White House refuses to take part in 1st impeachment hearing

US President Donald J. Trump reacts during a campaign rally at the BB&T Center in Sunrise, Florida, USA, 26 November 2019. EPA-EFE FILE/CRISTOBAL HERRERA

Washington, December 1 (efe-epa).- The White House announced Sunday that it will not participate in the first impeachment inquiry hearing before the House Judiciary Committee against the United States president.

Judiciary Committee chairman and Democrat Jerrold Nadler had invited Trump's lawyers to participate in the first public hearing, scheduled for Wednesday.

Counsel to the President Pat Cipollone sent a letter to Nadler Sunday stating: "Under the current circumstances, we do not intend to participate in your Wednesday hearing."

"This baseless and highly partisan inquiry violates all past historical precedent, basic due process rights, and fundamental fairness," Cipollone said.

Cipollone wrote that it "cannot fairly be expected to participate in a hearing while the witnesses are yet to be named and while it remains unclear whether the Judiciary Committee will afford the president a fair process through additional hearings."

"More importantly, an invitation to an academic discussion with law professors does not begin to provide the president with any semblance of a fair process," he added.

Legal experts are expected to appear at Wednesday's hearing to discuss the historical and constitutional precedents of impeachment, and in his letter, Cipollone hinted that the White House considers it a minor session, underlining the hearing “will include no fact witnesses at all."

However, he did not rule out that the White House would attend future hearings, and said they would give an answer on the matter before the Friday deadline.

On Monday, House Intelligence Committee members are expected to begin reviewing a draft report on Trump's efforts to enlist Ukraine to investigate a political rival, former vice president Joe Biden, while aid to that country was being withheld, according to EFE/Dow Jones.

The panel will vote on the report Tuesday, sending it to the Judiciary Committee to weigh articles of impeachment.

The Judiciary Committee's hearing Wednesday is its first on the matter, and it will hear from a panel of experts on what constitutes an impeachable offense.
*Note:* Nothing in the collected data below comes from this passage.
# Spimp/sparc_ldpc

Measured on AMD Instinct MI355X. Metric: decoded codewords/sec (T AMP iters) at L=512,M=512; achieved HBM GB/s vs roofline, higher is better.
Workload: dtype f32; 1 GPU; BASELINE configs[1]: L=512 M=512 R=1 P=4, T=64, single codeword; L=512, M=512, n=4608, T=64, backend=hadamard, precision=fp32, early_stop=False, parallelism=reps sharded over 1 GPU(s)

## Files before the change

### include/sparc_amp.h

```cpp
#ifndef SPARC_AMP_H
#define SPARC_AMP_H

#include <stdint.h>

#ifdef __cplusplus
extern "C" {
#endif

typedef struct sa_ctx sa_ctx;

enum {
  SA_OK = 0,
  SA_ERR_ARG = -1,
  SA_ERR_HIP = -2,
  SA_ERR_NOMEM = -3,
  SA_ERR_ORDERING = -4,
  SA_ERR_UNSUPPORTED = -5,
  SA_ERR_NO_DEVICE = -6
};

enum {
  SA_BACKEND_HADAMARD = 0,
  SA_BACKEND_DENSE = 1,
  SA_BACKEND_HOST = 2,
// ... 17 lines not shown
  SA_PLAN_NO_SEC3 = 1 << 1,
  SA_PLAN_ROW16 = 1 << 2,
  SA_PLAN_NO_ROW16 = 1 << 3,
  SA_PLAN_NO_PT = 1 << 4,
  SA_PLAN_ZIL = 1 << 5,
  SA_PLAN_NO_ZIL = 1 << 6,
  SA_PLAN_WB8 = 1 << 7,
  SA_PLAN_WB16 = 1 << 8,
  SA_PLAN_NO_BANKS = 1 << 9,
  SA_PLAN_EAGER = 1 << 10,
  SA_PLAN_ONE_PASS = 1 << 11,
  SA_PLAN_NO_LANES = 1 << 12,
  SA_PLAN_SEC4Q = 1 << 13,
  SA_PLAN_NO_SEC4Q = 1 << 14,
  SA_PLAN_NO_FUSED_TAIL = 1 << 15,
  SA_PLAN_ALL = (1 << 16) - 1
};
int sa_create_ex(sa_ctx** out, int L, int M, int n, const uint32_t* ordering,
                 int backend, int precision, int device, int plan);

int sa_create_matrix(sa_ctx** out, int L, int M, int n, const double* A,
                     int precision, int device);

int sa_create_matrix_random(sa_ctx** out, int L, int M, int n, uint64_t seed, double scale,
                            int precision, int device);

int sa_subset(const sa_ctx* parent, const int64_t* sections, int Ls, sa_ctx** out);

int sa_create_twin(sa_ctx* src, sa_ctx** out);

void sa_destroy(sa_ctx* ctx);
// ... 108 lines not shown
```

### sparc_ldpc_amd/_lib.py

```python
from __future__ import annotations

import ctypes as ct
import os

import numpy as np

LIB_NAME = "libsparc_amp.so"
LIB_PATH = os.environ.get("SPARC_AMP_LIB") or os.path.join(os.path.dirname(os.path.abspath(__file__)), LIB_NAME)

SA_OK = 0
SA_ERR_ARG = -1
SA_ERR_HIP = -2
SA_ERR_NOMEM = -3
SA_ERR_ORDERING = -4
SA_ERR_UNSUPPORTED = -5
SA_ERR_NO_DEVICE = -6

SA_BACKEND_HADAMARD = 0
SA_BACKEND_DENSE = 1
SA_BACKEND_HOST = 2
SA_BACKEND_MATRIX = 3
SA_PREC_F32 = 0
SA_PREC_F64 = 1
SA_FLAG_NO_EARLY_STOP = 1
SA_FLAG_BETA0 = 0x100
SA_PTR_DEVICE = 0x200
SA_SE_MAX_M = 4096
SA_LLR_MODES = {"reference": 0, "two_sided": 1}

SA_PLAN = {
    "SEC3": 1 << 0, "NO_SEC3": 1 << 1, "ROW16": 1 << 2, "NO_ROW16": 1 << 3, "NO_PT": 1 << 4,
    "ZIL": 1 << 5, "NO_ZIL": 1 << 6, "WB8": 1 << 7, "WB16": 1 << 8, "NO_BANKS": 1 << 9, "EAGER": 1 << 10,
    "ONE_PASS": 1 << 11, "NO_LANES": 1 << 12, "SEC4Q": 1 << 13, "NO_SEC4Q": 1 << 14,
    "NO_FUSED_TAIL": 1 << 15,
}


def plan_bits(plan) -> int:
    if plan is None:
        return 0
    if isinstance(plan, int):
        return plan
    if isinstance(plan, str):
        plan = [plan]
    bits = 0
    for name in plan:
        key = name.upper()
        if key not in SA_PLAN:
            raise ValueError(f"unknown plan option {name!r}; known: {sorted(SA_PLAN)}")
# ... 142 lines not shown
```

### sparc_ldpc_amd/csrc/sa_common.h

```cpp
#pragma once
#include <hip/hip_runtime.h>
#include <hip/hip_ext.h>

#include <cfloat>
#include <cmath>
#include <cstdint>
#include <cstdio>
#include <cstdlib>
#include <cstring>
#include <algorithm>
#include <map>
#include <random>
#include <thread>
#include <string>
#include <tuple>
#include <type_traits>
#include <vector>

#include "sparc_amp.h"
#include "sa_shape.h"

namespace sa {

extern thread_local std::string g_err;
// ... 702 lines not shown
enum { SEC_AMP = 0, SEC_AZ = 1, SEC_AB = 2 };
enum { ROW_INIT0 = 0, ROW_INIT = 1, ROW_AMP = 2, ROW_ABOUT = 3 };


template <typename real>
struct SecArgs {
  const uint16_t* __restrict__ inv;
  const uint16_t* __restrict__ invb;
  const uint16_t* __restrict__ invl;
  const uint32_t* __restrict__ hs;
  const ushort4* __restrict__ fwd;
  const ushort4* __restrict__ fwdb;
  const uint32_t* __restrict__ fwd2;
  const uint32_t* __restrict__ fwd3;
  const uint32_t* __restrict__ inv32;
  const real* __restrict__ c;
  const real* __restrict__ z;
  real* __restrict__ beta;
  real* __restrict__ beta_out;
  real* __restrict__ out;
  real* __restrict__ abp;
  real* __restrict__ bbp;
  const real* __restrict__ zzp;
  real* __restrict__ tau;
  int* __restrict__ iters;
  int L, M, n, w, nhi, G, NZ, T1, t, mode, early_stop;
  int cst;
  int RS;
  int pt;
  int B, NC;
  int zil;
  int gpx;
  real sqrt_n;
  const int* tb;
  int dead;
  int bzero;
  int32_t* dec;
  int itset;
};

template <typename real>
struct RowArgs {
  const real* __restrict__ tau;
  const real* __restrict__ y;
  const real* __restrict__ z_in;
  const real* __restrict__ bbp;
  const real* __restrict__ Pb;
  const real* __restrict__ abp;
  int n, G, Gb, NZ, T1, t, mode, early_stop;
  int Pbst;
  int pt;
  int Bc;
  int itset;
// ... 91 lines not shown
      int e0 = elem_index<E>(lane, i);
      e0 = e0 < M ? e0 : 0;
      const unsigned bo = (off0 + (unsigned)(h * M + e0)) * 2u;
      if constexpr (Q == 4) {
        tb[hh][i / Q] = ld_off(reinterpret_cast<const ushort4*>(base), bo);
      } else if constexpr (Q == 2) {
        const ushort2 t2 = ld_off(reinterpret_cast<const ushort2*>(base), bo);
        tb[hh][i / Q] = make_ushort4(t2.x, t2.y, 0, 0);
      } else {
        tb[hh][i / Q] = make_ushort4(ld_off(base, bo), 0, 0, 0);
      }
    }
  }
}

template <typename real, int E, int KH>
__device__ __forceinline__ void gather_buckets(const real* zs, int h0, int nhi,
                                               const ushort4 (&tb)[KH][(E + 3) / 4], real (&v)[E]) {
  constexpr int Q = E < 4 ? E : 4;
  if constexpr (KH * E <= 64) {
    if (h0 + KH <= nhi) {
      real zz[KH][E];
#pragma unroll
      for (int hh = 0; hh < KH; ++hh)
#pragma unroll
        for (int i = 0; i < E; i += Q) {
          const ushort4 r4 = tb[hh][i / Q];
          const unsigned short rr[4] = {r4.x, r4.y, r4.z, r4.w};
#pragma unroll
          for (int q = 0; q < Q; ++q) {
// ... 92 lines not shown
```

### sparc_ldpc_amd/csrc/sa_host.h

```cpp
#pragma once
#include "sa_common.h"
#include "sa_tables.h"

namespace sa {

struct Prof {
  std::vector<std::tuple<int, hipEvent_t, hipEvent_t>> ev;
  int rep = 1;
  bool dispatch = false;
  int kind = 0;
  int begin(hipStream_t s, int k) {
    kind = k;
    if (dispatch) return 0;
    hipEvent_t a = nullptr, b = nullptr;
    if (add(&a, &b)) return -1;
    return hipEventRecord(a, s) == hipSuccess ? 0 : -1;
  }
  void end(hipStream_t s) {
    if (!dispatch) (void)hipEventRecord(std::get<2>(ev.back()), s);
  }
  int add(hipEvent_t* a, hipEvent_t* b) {
    *a = *b = nullptr;
    if (hipEventCreate(a) != hipSuccess || hipEventCreate(b) != hipSuccess) return -1;
    ev.emplace_back(kind, *a, *b);
// ... 144 lines not shown
  a.abp = (real*)ln.d_abp; a.bbp = (real*)ln.d_bbp; a.zzp = (const real*)ln.d_zzp;
  a.tau = (real*)ln.d_tau; a.iters = ln.d_iters;
  a.L = c->L; a.M = c->M; a.n = c->n; a.w = c->w; a.nhi = c->nhi; a.G = c->G; a.NZ = p.nz;
  a.T1 = c->Tcap + 1; a.t = t; a.mode = mode; a.early_stop = early_stop;
  a.RS = 1;
  a.pt = 0;
  a.B = 0; a.NC = 0; a.zil = 0; a.gpx = 1 << 20;
  a.cst = c->pb_on ? c->L : 0;
  if (c->pb_on) a.c = (const real*)c->d_cb;
  a.sqrt_n = (real)std::sqrt((double)c->n);
  a.tb = tb;
  a.dead = c->dead;
  a.bzero = 0;
  a.dec = nullptr;
  a.itset = 0;
  return a;
}
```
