+void gemm_f64_small(hipStream_t st, bool transA, int64_t M, int64_t L, int64_t K, double alpha, const double* A, int64_t lda,
+                    const double* B, int64_t ldb, double beta, double* C, int64_t ldc, int64_t kchunk, int ns_eff, GemmPlan* plan) {
+  const int tiles_m = (int)((M + SG_TM - 1) / SG_TM), tiles_l = (int)((L + SG_TL - 1) / SG_TL);
+  const dim3 grid((unsigned)(tiles_m * tiles_l));
+  if (plan != nullptr) *plan = {SG_TL / 16, tiles_l, 3, 0, ns_eff, 0, (int64_t)grid.x, (int64_t)grid.x};
+  const int tpr = (int)(kchunk / SG_BK);
+  const int near_ld = (lda < ((int64_t)1 << 23) && ldb < ((int64_t)1 << 23)) ? 1 : 0;
+  if (transA)
+    hipLaunchKernelGGL((gemm_f64_small_kernel<true>), grid, dim3(SG_THREADS), 0, st, (int)M, (int)L, (int)K, A, lda, B, ldb, C, ldc,
+                       alpha, beta, tpr, ns_eff, tiles_m, near_ld);
+  else
+    hipLaunchKernelGGL((gemm_f64_small_kernel<false>), grid, dim3(SG_THREADS), 0, st, (int)M, (int)L, (int)K, A, lda, B, ldb, C, ldc,
+                       alpha, beta, tpr, ns_eff, tiles_m, near_ld);
+}
+
+}}
diff --git a/geostatinversion.jl_amd/csrc/hip_backend_impl.hpp b/geostatinversion.jl_amd/csrc/hip_backend_impl.hpp
--- a/geostatinversion.jl_amd/csrc/hip_backend_impl.hpp
+++ b/geostatinversion.jl_amd/csrc/hip_backend_impl.hpp
@@ -112,6 +112,7 @@
   int64_t svd_cap_hits() override { return n_svd_cap_hits_; }
   int64_t lowrank_tail_overlaps() override { return n_tail_overlaps_; }
   int64_t lowrank_tail_series_rounds() override { return n_tail_series_rounds_; }
+  int64_t small_gemm_launches() override { return n_small_gemms_; }
   void set_ranks_sharing_device(int n) override { ranks_sharing_device_ = n; }
 
   void gemm_nn(int64_t m, int64_t l, int64_t k, double alpha, const double* A, int64_t lda, const double* B,
@@ -281,6 +282,8 @@
   hipEvent_t get_event();
 
   void fits_ws(const char* who, const char* form, size_t need, const GemmWs& ws, int64_t m, int64_t l, int64_t k);
+  bool gemm_small(bool trans, int64_t m, int64_t l, int64_t k, double alpha, const double* A, int64_t lda, const double* B,
+                  int64_t ldb, double beta, double* C, int64_t ldc, bool forced, hipk::GemmPlan* plan);
   void gemm(const char* who, const GemmWs& ws, bool trans, int64_t m, int64_t l, int64_t k, double alpha, const double* A,
             int64_t lda, const double* B, int64_t ldb, double beta, double* C, int64_t ldc, hipk::GemmPlan* plan = nullptr);
   void gemm_rowblock(const char* who, const GemmWs& ws, int64_t m_full, int64_t r0, int64_t mb, int64_t l, int64_t k,
@@ -343,6 +346,7 @@
   int64_t n_svd_cap_hits_ = 0;
   int64_t n_cholqr_ = 0, n_householder_ = 0, n_scholqr3_ = 0;
   int64_t n_tail_overlaps_ = 0;
+  int64_t n_small_gemms_ = 0;
   int64_t n_tail_series_rounds_ = 0;
 
   std::map<std::pair<int64_t, bool>, int> skip_tier1_by_height_;
diff --git a/geostatinversion.jl_amd/csrc/hip_backend_products.hip b/geostatinversion.jl_amd/csrc/hip_backend_products.hip
--- a/geostatinversion.jl_amd/csrc/hip_backend_products.hip
+++ b/geostatinversion.jl_amd/csrc/hip_backend_products.hip
@@ -4,6 +4,7 @@
 #include <cstring>
 #include "hip_backend_impl.hpp"
 #include "interp_adjoint_plan.hpp"
+#include "small_gemm_plan.hpp"
 
 namespace gsi {
 
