# zhoujoey/ORB-SLAM3-Mac

Measured on AMD Instinct MI355X. Metric: ORB extract+match frames/sec, higher is better.
Workload: dtype u8; 1 GPU; vga: synthetic 640x480 batch=1024 per GPU, 8-level pyramid, 1000 feats/frame, ORB extract + Hamming 2-NN match (Frame.cc:1146) + SearchForInitialization (ORBmatcher.cc:710) vs successor frame; pipelines=1, matchers=side by side (two contexts), frames_total=1024

## Files before the change

include/orbhip.h:

```cpp
#ifndef ORBHIP_H
#define ORBHIP_H
#include <stddef.h>
#include <stdint.h>
#ifdef __cplusplus
extern "C" {
#endif

#define ORBHIP_OK 0
#define ORBHIP_E_BADARG (-1)
#define ORBHIP_E_NODEVICE (-2)
#define ORBHIP_E_HIP (-3)
#define ORBHIP_E_CAPACITY (-4)
#define ORBHIP_E_ABORTED (-5)
#define ORBHIP_E_NOTSPD (-6)
#define ORBHIP_E_EMPTY (-7)

typedef struct {
    float x, y, size, angle, response;
    int32_t octave, class_id;
} orbhip_keypoint;

typedef struct orbhip_ctx orbhip_ctx;
typedef struct orbhip_extractor orbhip_extractor;

const char *orbhip_version(void);
const char *orbhip_last_error(void);

int orbhip_ctx_create(int device, void *stream, orbhip_ctx **out);
void orbhip_ctx_destroy(orbhip_ctx *ctx);
int orbhip_ctx_synchronize(orbhip_ctx *ctx);
int orbhip_ctx_wait_for(orbhip_ctx *ctx, orbhip_ctx *other);
int orbhip_ctx_check_status(orbhip_ctx *ctx);
void *orbhip_ctx_stream(orbhip_ctx *ctx);

int orbhip_extractor_create(orbhip_ctx *ctx, int nfeatures, float scale_factor, int nlevels,
                            int ini_th_fast, int min_th_fast, orbhip_extractor **out);
void orbhip_extractor_destroy(orbhip_extractor *ext);

int orbhip_extractor_levels(const orbhip_extractor *ext);
int orbhip_extractor_table(const orbhip_extractor *ext, int which, float *out);
int orbhip_extractor_features_per_level(const orbhip_extractor *ext, int *out);
int orbhip_extractor_umax(const orbhip_extractor *ext, int *out16);

int orbhip_extractor_reserve(orbhip_extractor *ext, int width, int height, int max_batch);
int orbhip_extractor_max_keypoints(const orbhip_extractor *ext);

int orbhip_extract_batch_device(orbhip_extractor *ext, const uint8_t *d_images, int width,
                                int height, size_t row_stride, size_t frame_stride, int batch,
                                int lap0, int lap1);
int orbhip_extractor_results(orbhip_extractor *ext, orbhip_keypoint **d_kp, uint8_t **d_desc,
                             int32_t **d_count, int32_t **d_mono_index);
int orbhip_extract_batch_host(orbhip_extractor *ext, const uint8_t *h_images, int width, int height,
                              size_t row_stride, size_t frame_stride, int batch, int lap0, int lap1,
                              orbhip_keypoint *kp_out, uint8_t *desc_out, int cap,
                              int32_t *count_out, int32_t *mono_out);
int orbhip_extract_batch_host_view(orbhip_extractor *ext, const uint8_t *h_images, int width, int height, size_t row_stride,
                                   size_t frame_stride, int batch, int lap0, int lap1, const orbhip_keypoint **kp_view,
                                   const uint8_t **desc_view, int *row_capacity, const int32_t **count_view, const int32_t **mono_view);
int orbhip_extractor_blur_kernel(const orbhip_extractor *ext, int batch);

int orbhip_extractor_resize_band_rows(const orbhip_extractor *ext, int level);

int orbhip_extractor_last_frame(orbhip_extractor *ext, int frame, const orbhip_keypoint **d_kp, const uint8_t **d_desc,
                                const orbhip_keypoint **h_kp_view, const uint8_t **h_desc_view, int32_t *count, unsigned long long *generation);

int orbhip_extractor_level_dims(const orbhip_extractor *ext, int level, int *w, int *h);
int orbhip_extractor_get_pyramid_level(orbhip_extractor *ext, int frame, int level, int padded,
                                       uint8_t *h_out, size_t out_stride);
int orbhip_extractor_get_pyramid_padded(orbhip_extractor *ext, int frame, uint8_t *const *levels_out, const size_t *strides);
int orbhip_extractor_get_blurred_level(orbhip_extractor *ext, int frame, int level,
                                       uint8_t *h_out, size_t out_stride);
int orbhip_extractor_get_fast_candidates(orbhip_extractor *ext, int frame, int level,
                                         int32_t *xs, int32_t *ys, int32_t *scores, int cap,
                                         int32_t *n_out);
int orbhip_extractor_get_level_keypoints(orbhip_extractor *ext, int frame, int level,
                                         orbhip_keypoint *out, int cap, int32_t *n_out);

int orbhip_extractor_set_graph_mode(orbhip_extractor *ext, int enable);

#define ORBHIP_STAGE_PYRAMID 0
#define ORBHIP_STAGE_FAST_CELLS 1
#define ORBHIP_STAGE_BLUR 2
#define ORBHIP_STAGE_OCTREE 3
#define ORBHIP_STAGE_DESC 4
#define ORBHIP_STAGE_ASSEMBLE 5
#define ORBHIP_STAGE_COUNT 6
int orbhip_extractor_set_profiling(orbhip_extractor *ext, int enable);
int orbhip_extractor_stage_ms(orbhip_extractor *ext, float *ms_out );

int orbhip_descriptor_distance(const uint8_t *a32, const uint8_t *b32);

int orbhip_match_bf2nn_device(orbhip_ctx *ctx, const uint8_t *d_descA, const int32_t *d_nA,
                              size_t strideA, const uint8_t *d_descB, const int32_t *d_nB,
                              size_t strideB, int pairs, int max_n, double ratio,
                              int32_t *d_idx2, int32_t *d_dist2, uint8_t *d_accept);

int orbhip_search_for_initialization_device(orbhip_ctx *ctx,
        const orbhip_keypoint *d_kpA, const uint8_t *d_descA, const int32_t *d_nA,
        const orbhip_keypoint *d_kpB, const uint8_t *d_descB, const int32_t *d_nB,
        int pairs, int max_n, size_t frame_stride_kp , float min_x, float min_y,
        float max_x, float max_y, int window_size, float nn_ratio, int check_orientation,
        float *d_prev_matched, int32_t *d_matches12, int32_t *d_nmatches);

int orbhip_prev_matched_init_device(orbhip_ctx *ctx, const orbhip_keypoint *d_kp, size_t frame_stride_kp,
                                    int frames, int max_n, float *d_prev_matched);

typedef struct orbhip_proj_query {
    float u, v, radius, ur, angle;
    int32_t min_level, max_level, has_obs;
} orbhip_proj_query;
int orbhip_search_by_projection_device(orbhip_ctx *ctx, const orbhip_proj_query *d_q, const uint8_t *d_desc_q,
                                       const int32_t *d_nq, int max_q, const orbhip_keypoint *d_kp,
                                       const uint8_t *d_desc, const float *d_u_right, const int32_t *d_n, int max_n,
                                       size_t frame_stride_kp, int pairs, float min_x, float min_y, float max_x,
                                       float max_y, int th_high, int check_orientation, int32_t *d_train_match,
                                       int32_t *d_nmatches);

int orbhip_search_local_map_device(orbhip_ctx *ctx, const orbhip_proj_query *d_q, const uint8_t *d_desc_q,
                                   const int32_t *d_nq, int max_q, const orbhip_keypoint *d_kp,
                                   const uint8_t *d_desc, const float *d_u_right, const int32_t *d_n, int max_n,
                                   size_t frame_stride_kp, int pairs, float min_x, float min_y, float max_x,
                                   float max_y, int th_high, float nn_ratio, int32_t *d_train_match,
                                   int32_t *d_nmatches);

int orbhip_search_by_projection_rig_device(orbhip_ctx *ctx, int mode, const orbhip_proj_query *d_q, const uint8_t *d_desc_q,
                                           const int32_t *d_nq, int max_q, const orbhip_keypoint *d_kp, const uint8_t *d_desc,
                                           const int32_t *d_n, const int32_t *d_nleft, const int32_t *d_mirror, int max_n,
                                           size_t frame_stride_kp, int pairs, float min_x, float min_y, float max_x, float max_y,
                                           int th_high, float nn_ratio, int check_orientation, int32_t *d_train_match,
                                           int32_t *d_nmatches);

int orbhip_search_by_projection_host(orbhip_ctx *ctx, int mode, const orbhip_proj_query *q, const uint8_t *desc_q, int nq,
                                     const orbhip_keypoint *kp, const uint8_t *desc, const float *u_right, int n,
                                     float min_x, float min_y, float max_x, float max_y, int th_high, float nn_ratio,
                                     int check_orientation, int32_t *train_match_inout, int32_t *nmatches_out);
int orbhip_search_by_projection_rig_host(orbhip_ctx *ctx, int mode, const orbhip_proj_query *q, const uint8_t *desc_q, int nq,
                                         const orbhip_keypoint *kp, const uint8_t *desc, int n, int nleft, const int32_t *mirror,
                                         float min_x, float min_y, float max_x, float max_y, int th_high, float nn_ratio,
                                         int check_orientation, int32_t *train_match_inout, int32_t *nmatches_out);
int orbhip_search_for_initialization_host(orbhip_ctx *ctx, const orbhip_keypoint *kpA, const uint8_t *descA, int nA,
                                          const orbhip_keypoint *kpB, const uint8_t *descB, int nB, float min_x, float min_y,
                                          float max_x, float max_y, int window_size, float nn_ratio, int check_orientation,
                                          float *prev_matched_inout, int32_t *matches12_out, int32_t *nmatches_out);
int orbhip_search_by_projection_host_resident(orbhip_ctx *ctx, int mode, const orbhip_proj_query *q, const uint8_t *desc_q, int nq,
                                              const orbhip_keypoint *kp_host, const orbhip_keypoint *d_kp, const uint8_t *d_desc, const float *u_right, int n,
                                              float min_x, float min_y, float max_x, float max_y, int th_high, float nn_ratio,
                                              int check_orientation, int32_t *train_match_inout, int32_t *nmatches_out);
int orbhip_search_for_initialization_host_resident(orbhip_ctx *ctx, const orbhip_keypoint *kpA, const uint8_t *descA, int nA,
                                                   const orbhip_keypoint *kpB_host, const orbhip_keypoint *d_kpB, const uint8_t *d_descB, int nB, float min_x, float min_y,
                                                   float max_x, float max_y, int window_size, float nn_ratio, int check_orientation,
                                                   float *prev_matched_inout, int32_t *matches12_out, int32_t *nmatches_out);
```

The committee plans to announce those witnesses on Monday, an aide said.

Trump and his GOP allies have questioned the impeachment process, characterizing some witness testimony as second- or third-hand and complaining that they haven't been able to call witnesses. But the White House has blocked from testifying current and former Trump administration officials who were part of the direct discussions on Ukraine policy.